_DATA PROVIDED_
- - - -

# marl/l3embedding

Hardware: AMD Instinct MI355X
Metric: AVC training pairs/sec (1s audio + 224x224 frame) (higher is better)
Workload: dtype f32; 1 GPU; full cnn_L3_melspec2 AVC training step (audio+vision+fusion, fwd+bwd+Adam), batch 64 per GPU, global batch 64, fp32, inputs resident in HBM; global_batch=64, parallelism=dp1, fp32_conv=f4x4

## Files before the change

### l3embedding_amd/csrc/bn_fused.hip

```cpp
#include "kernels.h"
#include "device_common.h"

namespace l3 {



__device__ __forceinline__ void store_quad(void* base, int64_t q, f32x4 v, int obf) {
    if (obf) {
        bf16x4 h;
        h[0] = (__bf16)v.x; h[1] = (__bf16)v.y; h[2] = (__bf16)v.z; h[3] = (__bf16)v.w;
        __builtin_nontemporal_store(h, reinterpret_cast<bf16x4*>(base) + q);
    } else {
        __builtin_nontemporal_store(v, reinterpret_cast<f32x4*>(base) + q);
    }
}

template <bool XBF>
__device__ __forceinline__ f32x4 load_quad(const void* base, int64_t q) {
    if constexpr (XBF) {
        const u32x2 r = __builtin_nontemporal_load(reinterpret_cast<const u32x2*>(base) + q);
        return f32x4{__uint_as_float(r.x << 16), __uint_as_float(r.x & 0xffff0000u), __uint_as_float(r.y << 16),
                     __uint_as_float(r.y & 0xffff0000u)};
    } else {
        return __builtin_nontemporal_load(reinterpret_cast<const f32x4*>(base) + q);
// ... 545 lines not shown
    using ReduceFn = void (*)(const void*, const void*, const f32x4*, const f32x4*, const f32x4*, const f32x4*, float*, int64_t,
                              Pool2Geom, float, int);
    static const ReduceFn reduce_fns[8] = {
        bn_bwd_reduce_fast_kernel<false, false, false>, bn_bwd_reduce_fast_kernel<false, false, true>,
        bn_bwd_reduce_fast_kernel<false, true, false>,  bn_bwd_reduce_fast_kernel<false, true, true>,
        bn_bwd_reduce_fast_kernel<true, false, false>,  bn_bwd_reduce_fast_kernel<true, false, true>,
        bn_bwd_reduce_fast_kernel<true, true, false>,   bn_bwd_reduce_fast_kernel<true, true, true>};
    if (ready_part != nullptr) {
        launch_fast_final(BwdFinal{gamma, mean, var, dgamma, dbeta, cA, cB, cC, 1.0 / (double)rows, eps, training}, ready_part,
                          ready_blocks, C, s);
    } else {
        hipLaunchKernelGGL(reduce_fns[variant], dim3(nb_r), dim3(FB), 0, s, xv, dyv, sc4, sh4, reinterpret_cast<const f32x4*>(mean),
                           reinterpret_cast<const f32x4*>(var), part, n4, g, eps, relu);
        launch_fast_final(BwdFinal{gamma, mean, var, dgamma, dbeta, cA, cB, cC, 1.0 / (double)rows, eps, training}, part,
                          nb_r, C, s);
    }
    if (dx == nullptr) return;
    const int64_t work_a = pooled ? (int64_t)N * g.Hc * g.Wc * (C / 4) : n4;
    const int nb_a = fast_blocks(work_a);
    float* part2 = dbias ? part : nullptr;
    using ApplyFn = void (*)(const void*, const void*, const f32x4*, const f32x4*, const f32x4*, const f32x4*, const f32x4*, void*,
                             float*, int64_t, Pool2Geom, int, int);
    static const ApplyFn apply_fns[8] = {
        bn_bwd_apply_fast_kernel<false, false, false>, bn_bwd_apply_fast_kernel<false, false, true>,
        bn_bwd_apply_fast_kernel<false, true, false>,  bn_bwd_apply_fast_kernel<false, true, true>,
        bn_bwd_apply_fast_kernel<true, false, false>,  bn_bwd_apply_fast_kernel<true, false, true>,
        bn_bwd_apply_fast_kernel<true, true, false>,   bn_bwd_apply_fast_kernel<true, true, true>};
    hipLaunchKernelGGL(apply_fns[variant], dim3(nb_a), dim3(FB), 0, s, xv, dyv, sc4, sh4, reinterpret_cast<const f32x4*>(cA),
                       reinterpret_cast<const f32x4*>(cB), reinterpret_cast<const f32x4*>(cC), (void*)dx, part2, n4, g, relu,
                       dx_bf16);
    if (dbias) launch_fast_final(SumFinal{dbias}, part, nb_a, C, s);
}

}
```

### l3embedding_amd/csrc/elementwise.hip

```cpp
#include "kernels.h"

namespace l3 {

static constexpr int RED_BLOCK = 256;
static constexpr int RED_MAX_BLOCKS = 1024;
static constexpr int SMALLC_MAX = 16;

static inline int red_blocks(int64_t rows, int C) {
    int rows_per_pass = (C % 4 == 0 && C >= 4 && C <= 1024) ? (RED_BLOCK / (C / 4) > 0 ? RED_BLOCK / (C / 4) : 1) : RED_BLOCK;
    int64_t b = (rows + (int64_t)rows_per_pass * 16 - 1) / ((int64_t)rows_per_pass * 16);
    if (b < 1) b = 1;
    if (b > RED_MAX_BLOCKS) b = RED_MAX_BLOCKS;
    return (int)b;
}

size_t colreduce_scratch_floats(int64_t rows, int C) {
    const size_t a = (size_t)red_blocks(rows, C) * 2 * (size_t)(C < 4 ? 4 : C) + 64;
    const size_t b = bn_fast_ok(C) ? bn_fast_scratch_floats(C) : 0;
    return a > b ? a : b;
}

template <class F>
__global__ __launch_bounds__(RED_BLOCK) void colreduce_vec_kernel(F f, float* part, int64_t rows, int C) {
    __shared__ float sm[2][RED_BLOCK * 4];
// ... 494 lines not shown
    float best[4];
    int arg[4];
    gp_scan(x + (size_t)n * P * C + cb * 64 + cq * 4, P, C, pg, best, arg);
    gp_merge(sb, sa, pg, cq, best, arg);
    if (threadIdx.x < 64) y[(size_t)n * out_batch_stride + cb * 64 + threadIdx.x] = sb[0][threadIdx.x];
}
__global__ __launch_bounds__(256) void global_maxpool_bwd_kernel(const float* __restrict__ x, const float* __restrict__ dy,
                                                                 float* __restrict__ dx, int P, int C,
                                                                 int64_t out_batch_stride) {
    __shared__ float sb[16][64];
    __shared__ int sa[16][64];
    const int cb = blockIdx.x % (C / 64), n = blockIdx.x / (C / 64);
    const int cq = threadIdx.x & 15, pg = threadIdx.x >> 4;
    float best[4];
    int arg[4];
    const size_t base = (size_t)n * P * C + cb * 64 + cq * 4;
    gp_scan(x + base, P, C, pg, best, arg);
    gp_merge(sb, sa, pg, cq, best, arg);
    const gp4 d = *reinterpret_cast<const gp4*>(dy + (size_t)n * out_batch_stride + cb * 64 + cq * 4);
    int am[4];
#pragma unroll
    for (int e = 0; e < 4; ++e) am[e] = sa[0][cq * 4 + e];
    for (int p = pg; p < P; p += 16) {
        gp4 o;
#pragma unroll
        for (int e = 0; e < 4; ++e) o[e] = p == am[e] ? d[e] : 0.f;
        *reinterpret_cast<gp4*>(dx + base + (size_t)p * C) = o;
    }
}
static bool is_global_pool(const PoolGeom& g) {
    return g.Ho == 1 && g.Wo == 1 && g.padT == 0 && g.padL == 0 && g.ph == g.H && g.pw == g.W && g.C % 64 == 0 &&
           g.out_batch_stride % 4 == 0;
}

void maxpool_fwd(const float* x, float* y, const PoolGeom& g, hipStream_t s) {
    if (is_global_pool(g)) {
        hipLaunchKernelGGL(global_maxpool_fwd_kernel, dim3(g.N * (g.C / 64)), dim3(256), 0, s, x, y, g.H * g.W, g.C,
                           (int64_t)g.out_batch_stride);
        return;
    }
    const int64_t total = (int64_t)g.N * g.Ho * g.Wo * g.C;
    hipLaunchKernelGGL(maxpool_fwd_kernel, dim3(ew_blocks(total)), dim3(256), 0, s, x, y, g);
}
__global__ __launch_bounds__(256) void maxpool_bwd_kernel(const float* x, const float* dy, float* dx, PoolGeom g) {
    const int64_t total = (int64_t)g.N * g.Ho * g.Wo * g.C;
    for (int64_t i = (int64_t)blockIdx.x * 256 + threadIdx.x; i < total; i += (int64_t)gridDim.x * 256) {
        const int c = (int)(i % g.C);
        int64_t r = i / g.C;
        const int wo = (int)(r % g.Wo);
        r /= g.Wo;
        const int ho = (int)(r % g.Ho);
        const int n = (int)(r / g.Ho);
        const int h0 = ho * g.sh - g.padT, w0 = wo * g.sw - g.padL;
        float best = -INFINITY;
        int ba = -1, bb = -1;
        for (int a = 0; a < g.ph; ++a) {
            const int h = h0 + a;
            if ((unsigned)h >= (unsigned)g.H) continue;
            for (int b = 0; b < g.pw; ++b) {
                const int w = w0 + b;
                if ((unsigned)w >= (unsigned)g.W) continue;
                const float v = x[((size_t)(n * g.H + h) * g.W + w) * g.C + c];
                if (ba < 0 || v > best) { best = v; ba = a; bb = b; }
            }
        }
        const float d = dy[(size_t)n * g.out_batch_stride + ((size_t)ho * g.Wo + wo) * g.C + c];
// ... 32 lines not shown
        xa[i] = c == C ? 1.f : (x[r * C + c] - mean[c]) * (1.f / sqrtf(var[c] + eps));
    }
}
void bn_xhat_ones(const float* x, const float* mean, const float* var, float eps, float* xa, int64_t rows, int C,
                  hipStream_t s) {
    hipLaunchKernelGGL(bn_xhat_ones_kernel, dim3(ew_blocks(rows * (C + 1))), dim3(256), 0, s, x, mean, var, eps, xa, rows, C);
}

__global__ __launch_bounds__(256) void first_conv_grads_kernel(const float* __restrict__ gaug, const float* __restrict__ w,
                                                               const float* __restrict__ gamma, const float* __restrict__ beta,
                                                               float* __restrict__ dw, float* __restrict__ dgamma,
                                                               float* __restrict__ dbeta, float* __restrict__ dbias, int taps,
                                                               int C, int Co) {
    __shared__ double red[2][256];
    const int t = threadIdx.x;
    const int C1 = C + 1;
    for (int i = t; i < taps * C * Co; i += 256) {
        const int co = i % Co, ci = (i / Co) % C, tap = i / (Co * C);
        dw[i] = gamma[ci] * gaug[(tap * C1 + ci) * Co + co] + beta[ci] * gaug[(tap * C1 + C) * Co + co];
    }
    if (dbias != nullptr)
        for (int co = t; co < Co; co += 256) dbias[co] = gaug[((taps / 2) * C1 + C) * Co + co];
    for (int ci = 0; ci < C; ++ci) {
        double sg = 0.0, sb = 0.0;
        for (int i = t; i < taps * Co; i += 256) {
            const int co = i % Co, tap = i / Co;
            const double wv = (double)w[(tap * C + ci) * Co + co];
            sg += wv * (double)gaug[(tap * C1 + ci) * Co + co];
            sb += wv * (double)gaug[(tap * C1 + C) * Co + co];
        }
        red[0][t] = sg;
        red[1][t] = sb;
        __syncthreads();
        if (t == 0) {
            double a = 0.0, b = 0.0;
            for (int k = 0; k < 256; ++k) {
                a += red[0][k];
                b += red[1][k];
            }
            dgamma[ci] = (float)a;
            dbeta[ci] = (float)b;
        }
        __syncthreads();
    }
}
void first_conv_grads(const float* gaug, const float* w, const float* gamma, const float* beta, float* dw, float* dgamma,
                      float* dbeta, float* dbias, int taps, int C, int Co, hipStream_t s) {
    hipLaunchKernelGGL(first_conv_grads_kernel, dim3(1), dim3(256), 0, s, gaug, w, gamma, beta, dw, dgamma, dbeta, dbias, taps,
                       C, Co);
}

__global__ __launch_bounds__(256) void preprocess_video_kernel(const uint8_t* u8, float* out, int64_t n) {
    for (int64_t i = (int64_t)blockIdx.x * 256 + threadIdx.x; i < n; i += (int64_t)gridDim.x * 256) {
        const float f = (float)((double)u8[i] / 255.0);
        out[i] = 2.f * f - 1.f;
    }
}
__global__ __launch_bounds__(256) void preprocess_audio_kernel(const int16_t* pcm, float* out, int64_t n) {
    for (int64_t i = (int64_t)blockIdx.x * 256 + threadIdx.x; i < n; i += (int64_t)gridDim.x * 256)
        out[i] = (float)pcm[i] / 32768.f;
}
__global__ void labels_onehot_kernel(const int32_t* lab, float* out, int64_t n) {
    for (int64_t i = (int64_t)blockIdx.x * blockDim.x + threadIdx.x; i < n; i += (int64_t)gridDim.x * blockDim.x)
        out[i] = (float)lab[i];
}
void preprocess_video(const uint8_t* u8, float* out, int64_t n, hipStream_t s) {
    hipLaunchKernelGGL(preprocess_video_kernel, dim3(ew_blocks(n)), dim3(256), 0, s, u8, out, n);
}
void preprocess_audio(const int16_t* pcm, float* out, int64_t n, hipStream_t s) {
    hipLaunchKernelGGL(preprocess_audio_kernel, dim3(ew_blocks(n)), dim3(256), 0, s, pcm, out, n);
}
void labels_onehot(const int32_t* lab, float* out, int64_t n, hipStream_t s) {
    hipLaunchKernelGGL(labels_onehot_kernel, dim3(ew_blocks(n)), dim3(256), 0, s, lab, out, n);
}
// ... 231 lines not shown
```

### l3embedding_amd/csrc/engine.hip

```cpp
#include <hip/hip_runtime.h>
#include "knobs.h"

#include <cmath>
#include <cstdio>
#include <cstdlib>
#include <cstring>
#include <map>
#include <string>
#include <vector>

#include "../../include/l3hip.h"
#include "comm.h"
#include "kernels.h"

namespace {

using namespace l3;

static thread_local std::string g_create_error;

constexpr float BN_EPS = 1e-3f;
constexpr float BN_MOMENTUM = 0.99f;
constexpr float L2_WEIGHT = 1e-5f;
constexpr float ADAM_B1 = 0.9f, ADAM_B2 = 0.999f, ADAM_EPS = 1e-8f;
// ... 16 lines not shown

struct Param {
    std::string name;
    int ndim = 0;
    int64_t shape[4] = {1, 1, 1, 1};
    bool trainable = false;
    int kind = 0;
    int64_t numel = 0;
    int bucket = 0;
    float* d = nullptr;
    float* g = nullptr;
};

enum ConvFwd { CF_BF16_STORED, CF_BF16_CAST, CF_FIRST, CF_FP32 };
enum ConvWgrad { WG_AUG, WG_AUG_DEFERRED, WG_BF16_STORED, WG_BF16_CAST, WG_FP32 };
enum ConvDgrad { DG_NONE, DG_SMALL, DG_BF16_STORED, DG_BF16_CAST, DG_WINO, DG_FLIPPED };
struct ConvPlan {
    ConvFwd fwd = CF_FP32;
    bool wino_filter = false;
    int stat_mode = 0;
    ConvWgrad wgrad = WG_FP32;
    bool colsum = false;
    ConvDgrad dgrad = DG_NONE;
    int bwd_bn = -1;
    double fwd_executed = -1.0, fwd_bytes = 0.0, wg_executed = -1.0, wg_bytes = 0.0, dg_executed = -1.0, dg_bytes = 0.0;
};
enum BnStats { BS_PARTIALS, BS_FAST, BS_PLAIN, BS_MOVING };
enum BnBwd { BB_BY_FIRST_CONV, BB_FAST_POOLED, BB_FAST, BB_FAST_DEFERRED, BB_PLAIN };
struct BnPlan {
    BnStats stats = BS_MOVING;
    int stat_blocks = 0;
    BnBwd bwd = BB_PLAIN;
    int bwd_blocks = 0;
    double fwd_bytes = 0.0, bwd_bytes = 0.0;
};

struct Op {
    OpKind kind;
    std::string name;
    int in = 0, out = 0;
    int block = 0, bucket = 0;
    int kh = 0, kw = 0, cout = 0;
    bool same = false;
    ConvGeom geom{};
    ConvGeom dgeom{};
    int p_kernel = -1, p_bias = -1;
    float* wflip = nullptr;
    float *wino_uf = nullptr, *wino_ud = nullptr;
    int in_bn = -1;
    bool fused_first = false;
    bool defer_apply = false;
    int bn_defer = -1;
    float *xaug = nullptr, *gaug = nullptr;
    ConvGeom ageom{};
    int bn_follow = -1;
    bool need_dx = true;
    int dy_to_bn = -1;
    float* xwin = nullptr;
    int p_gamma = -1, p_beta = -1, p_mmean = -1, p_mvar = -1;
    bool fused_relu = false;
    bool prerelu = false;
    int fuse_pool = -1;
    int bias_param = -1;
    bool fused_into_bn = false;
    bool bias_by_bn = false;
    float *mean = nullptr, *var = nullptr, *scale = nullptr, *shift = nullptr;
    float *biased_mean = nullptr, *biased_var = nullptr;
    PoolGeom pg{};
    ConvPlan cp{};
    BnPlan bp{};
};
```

- - - -

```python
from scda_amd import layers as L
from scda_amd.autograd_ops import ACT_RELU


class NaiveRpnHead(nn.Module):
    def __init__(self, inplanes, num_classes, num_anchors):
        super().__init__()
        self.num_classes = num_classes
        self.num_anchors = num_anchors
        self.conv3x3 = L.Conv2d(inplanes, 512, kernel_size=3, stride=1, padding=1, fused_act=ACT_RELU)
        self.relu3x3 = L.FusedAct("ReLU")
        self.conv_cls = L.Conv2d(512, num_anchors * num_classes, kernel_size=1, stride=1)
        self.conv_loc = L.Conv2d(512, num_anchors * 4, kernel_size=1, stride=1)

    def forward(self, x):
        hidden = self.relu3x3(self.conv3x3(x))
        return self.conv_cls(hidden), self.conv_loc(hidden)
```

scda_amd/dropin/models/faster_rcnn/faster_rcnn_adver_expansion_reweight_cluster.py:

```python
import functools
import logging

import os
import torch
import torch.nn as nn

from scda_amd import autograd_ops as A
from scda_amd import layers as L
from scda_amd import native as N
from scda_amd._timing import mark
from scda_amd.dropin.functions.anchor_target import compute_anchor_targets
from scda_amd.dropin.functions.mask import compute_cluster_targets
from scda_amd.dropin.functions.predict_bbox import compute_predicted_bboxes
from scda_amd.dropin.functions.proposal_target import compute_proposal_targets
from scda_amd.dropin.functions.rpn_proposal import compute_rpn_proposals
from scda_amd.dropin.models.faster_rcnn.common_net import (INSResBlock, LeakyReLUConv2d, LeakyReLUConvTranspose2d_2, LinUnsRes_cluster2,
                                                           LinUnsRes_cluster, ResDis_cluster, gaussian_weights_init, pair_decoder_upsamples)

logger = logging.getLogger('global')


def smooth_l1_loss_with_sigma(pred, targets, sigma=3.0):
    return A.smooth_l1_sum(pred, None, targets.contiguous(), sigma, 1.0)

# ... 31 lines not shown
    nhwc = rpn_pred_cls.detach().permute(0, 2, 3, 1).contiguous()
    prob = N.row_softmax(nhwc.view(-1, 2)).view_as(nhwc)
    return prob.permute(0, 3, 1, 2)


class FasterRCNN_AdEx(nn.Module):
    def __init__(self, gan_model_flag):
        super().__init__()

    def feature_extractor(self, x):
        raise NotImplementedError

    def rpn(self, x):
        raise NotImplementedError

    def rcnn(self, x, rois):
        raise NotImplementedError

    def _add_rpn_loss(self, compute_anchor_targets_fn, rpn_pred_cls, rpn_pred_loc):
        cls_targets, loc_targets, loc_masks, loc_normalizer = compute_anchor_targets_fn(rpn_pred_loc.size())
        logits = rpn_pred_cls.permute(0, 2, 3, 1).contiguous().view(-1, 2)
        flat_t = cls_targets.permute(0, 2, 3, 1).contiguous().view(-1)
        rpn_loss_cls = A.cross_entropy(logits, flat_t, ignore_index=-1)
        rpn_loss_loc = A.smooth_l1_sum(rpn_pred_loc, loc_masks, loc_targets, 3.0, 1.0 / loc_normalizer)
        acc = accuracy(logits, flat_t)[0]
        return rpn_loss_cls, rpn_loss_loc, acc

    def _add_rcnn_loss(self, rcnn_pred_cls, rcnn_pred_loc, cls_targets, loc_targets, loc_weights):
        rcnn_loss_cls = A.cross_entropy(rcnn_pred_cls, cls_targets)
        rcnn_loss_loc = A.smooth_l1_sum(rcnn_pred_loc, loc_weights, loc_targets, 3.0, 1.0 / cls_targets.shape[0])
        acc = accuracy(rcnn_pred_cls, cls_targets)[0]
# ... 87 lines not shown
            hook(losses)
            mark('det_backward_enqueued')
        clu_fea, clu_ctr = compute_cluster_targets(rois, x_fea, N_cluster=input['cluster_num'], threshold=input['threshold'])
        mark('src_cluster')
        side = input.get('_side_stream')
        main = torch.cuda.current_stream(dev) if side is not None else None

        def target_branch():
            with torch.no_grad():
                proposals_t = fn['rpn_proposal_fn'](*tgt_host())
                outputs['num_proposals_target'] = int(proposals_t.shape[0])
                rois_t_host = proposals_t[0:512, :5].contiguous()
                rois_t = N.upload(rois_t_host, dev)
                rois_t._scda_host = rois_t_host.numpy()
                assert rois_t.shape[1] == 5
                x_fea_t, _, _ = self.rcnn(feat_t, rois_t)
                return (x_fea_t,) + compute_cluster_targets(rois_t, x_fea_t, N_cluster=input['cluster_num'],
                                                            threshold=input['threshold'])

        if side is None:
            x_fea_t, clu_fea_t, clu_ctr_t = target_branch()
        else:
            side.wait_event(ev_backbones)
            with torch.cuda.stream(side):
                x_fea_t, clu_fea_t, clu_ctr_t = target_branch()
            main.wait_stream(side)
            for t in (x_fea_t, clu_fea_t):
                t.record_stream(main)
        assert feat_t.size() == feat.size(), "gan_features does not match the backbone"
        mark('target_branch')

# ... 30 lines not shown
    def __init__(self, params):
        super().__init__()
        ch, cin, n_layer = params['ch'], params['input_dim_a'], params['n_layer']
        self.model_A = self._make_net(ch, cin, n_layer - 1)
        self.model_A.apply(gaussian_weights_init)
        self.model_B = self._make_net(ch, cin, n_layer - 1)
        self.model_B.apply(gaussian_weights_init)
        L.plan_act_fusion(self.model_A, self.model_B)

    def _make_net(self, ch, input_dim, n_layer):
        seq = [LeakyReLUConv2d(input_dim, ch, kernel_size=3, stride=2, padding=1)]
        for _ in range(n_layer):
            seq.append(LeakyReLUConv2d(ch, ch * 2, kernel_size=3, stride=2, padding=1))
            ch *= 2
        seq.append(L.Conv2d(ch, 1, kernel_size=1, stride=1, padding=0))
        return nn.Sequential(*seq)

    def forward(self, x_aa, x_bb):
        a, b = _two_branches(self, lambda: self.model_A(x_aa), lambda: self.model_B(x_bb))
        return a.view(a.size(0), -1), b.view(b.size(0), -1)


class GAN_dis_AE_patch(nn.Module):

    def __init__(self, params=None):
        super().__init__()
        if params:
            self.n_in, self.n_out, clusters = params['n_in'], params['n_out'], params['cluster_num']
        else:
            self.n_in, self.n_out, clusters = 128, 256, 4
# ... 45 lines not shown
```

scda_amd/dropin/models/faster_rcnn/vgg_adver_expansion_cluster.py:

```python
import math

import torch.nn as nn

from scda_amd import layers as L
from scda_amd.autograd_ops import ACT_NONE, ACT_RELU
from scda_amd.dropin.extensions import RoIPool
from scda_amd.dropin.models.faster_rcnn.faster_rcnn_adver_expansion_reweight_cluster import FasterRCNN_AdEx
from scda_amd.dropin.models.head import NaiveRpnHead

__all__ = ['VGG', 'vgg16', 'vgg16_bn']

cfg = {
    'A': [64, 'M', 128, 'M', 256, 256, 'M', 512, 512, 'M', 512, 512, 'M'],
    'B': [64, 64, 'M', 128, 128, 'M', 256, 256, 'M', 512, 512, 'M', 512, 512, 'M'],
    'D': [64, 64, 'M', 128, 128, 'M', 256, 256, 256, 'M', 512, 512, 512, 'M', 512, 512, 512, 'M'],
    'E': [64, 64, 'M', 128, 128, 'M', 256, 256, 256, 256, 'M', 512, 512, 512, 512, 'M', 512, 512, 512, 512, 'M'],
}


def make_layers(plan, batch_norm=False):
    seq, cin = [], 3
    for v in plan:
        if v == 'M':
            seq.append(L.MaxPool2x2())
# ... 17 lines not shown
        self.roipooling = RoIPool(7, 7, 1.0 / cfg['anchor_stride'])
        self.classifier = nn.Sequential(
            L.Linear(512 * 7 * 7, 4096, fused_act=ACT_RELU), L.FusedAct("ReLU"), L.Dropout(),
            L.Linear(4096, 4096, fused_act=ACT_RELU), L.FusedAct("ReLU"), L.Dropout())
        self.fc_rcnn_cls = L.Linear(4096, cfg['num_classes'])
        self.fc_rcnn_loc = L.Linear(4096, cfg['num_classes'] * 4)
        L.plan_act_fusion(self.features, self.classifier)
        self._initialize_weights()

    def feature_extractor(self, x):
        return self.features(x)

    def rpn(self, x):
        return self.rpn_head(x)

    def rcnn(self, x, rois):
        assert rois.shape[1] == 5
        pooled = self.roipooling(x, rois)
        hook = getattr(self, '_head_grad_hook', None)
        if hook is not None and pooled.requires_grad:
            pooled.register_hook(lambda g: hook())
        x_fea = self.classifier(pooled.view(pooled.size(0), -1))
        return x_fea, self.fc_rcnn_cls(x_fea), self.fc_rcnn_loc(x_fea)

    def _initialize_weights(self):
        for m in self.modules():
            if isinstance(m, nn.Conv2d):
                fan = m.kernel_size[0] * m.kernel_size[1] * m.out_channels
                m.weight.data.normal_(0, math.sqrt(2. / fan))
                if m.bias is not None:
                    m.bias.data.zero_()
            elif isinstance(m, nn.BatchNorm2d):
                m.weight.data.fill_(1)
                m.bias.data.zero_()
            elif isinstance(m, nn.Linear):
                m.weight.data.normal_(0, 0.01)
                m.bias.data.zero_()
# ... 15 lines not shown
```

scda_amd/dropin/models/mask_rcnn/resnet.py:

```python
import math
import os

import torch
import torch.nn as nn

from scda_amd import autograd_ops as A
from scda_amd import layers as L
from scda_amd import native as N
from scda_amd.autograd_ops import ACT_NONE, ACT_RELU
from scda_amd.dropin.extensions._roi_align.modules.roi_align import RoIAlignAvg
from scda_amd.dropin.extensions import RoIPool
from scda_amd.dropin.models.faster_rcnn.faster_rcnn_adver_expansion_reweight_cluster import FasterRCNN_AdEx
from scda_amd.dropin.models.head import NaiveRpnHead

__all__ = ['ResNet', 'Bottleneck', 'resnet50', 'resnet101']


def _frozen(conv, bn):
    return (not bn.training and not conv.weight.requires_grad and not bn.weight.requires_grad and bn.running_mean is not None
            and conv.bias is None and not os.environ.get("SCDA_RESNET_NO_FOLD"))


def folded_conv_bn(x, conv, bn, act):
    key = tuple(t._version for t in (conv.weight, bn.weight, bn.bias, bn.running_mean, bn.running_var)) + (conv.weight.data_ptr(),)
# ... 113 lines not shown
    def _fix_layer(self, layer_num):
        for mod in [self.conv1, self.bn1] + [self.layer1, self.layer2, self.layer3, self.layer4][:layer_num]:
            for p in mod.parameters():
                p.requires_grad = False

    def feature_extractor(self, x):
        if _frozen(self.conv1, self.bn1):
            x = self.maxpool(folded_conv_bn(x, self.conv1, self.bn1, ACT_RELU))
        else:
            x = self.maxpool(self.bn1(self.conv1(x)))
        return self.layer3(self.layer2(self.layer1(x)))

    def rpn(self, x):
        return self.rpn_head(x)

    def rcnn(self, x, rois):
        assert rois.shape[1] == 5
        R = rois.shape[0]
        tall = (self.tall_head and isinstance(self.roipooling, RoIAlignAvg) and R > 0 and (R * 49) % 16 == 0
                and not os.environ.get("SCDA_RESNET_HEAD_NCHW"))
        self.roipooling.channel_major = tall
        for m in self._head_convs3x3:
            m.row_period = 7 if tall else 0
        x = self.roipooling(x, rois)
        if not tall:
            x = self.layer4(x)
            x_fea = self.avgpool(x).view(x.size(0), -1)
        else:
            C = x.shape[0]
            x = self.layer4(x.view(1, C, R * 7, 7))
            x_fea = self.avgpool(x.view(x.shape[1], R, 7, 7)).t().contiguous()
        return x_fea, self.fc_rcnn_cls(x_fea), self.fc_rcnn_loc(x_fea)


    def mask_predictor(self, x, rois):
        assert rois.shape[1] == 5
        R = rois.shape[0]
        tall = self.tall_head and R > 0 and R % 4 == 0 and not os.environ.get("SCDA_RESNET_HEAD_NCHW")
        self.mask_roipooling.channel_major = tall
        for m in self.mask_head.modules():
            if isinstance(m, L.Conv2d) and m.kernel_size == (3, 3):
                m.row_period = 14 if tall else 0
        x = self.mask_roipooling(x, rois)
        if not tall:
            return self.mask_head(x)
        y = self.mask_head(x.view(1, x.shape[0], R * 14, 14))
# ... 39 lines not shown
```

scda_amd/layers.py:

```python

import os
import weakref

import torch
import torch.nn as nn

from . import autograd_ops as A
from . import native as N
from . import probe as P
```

- - - -

_WORK TO COMPLETE_
Lines from the records above that hold "accuracy" are the ones to list.

_WORKED SOLUTION_
        acc = accuracy(logits, flat_t)[0]
        acc = accuracy(rcnn_pred_cls, cls_targets)[0]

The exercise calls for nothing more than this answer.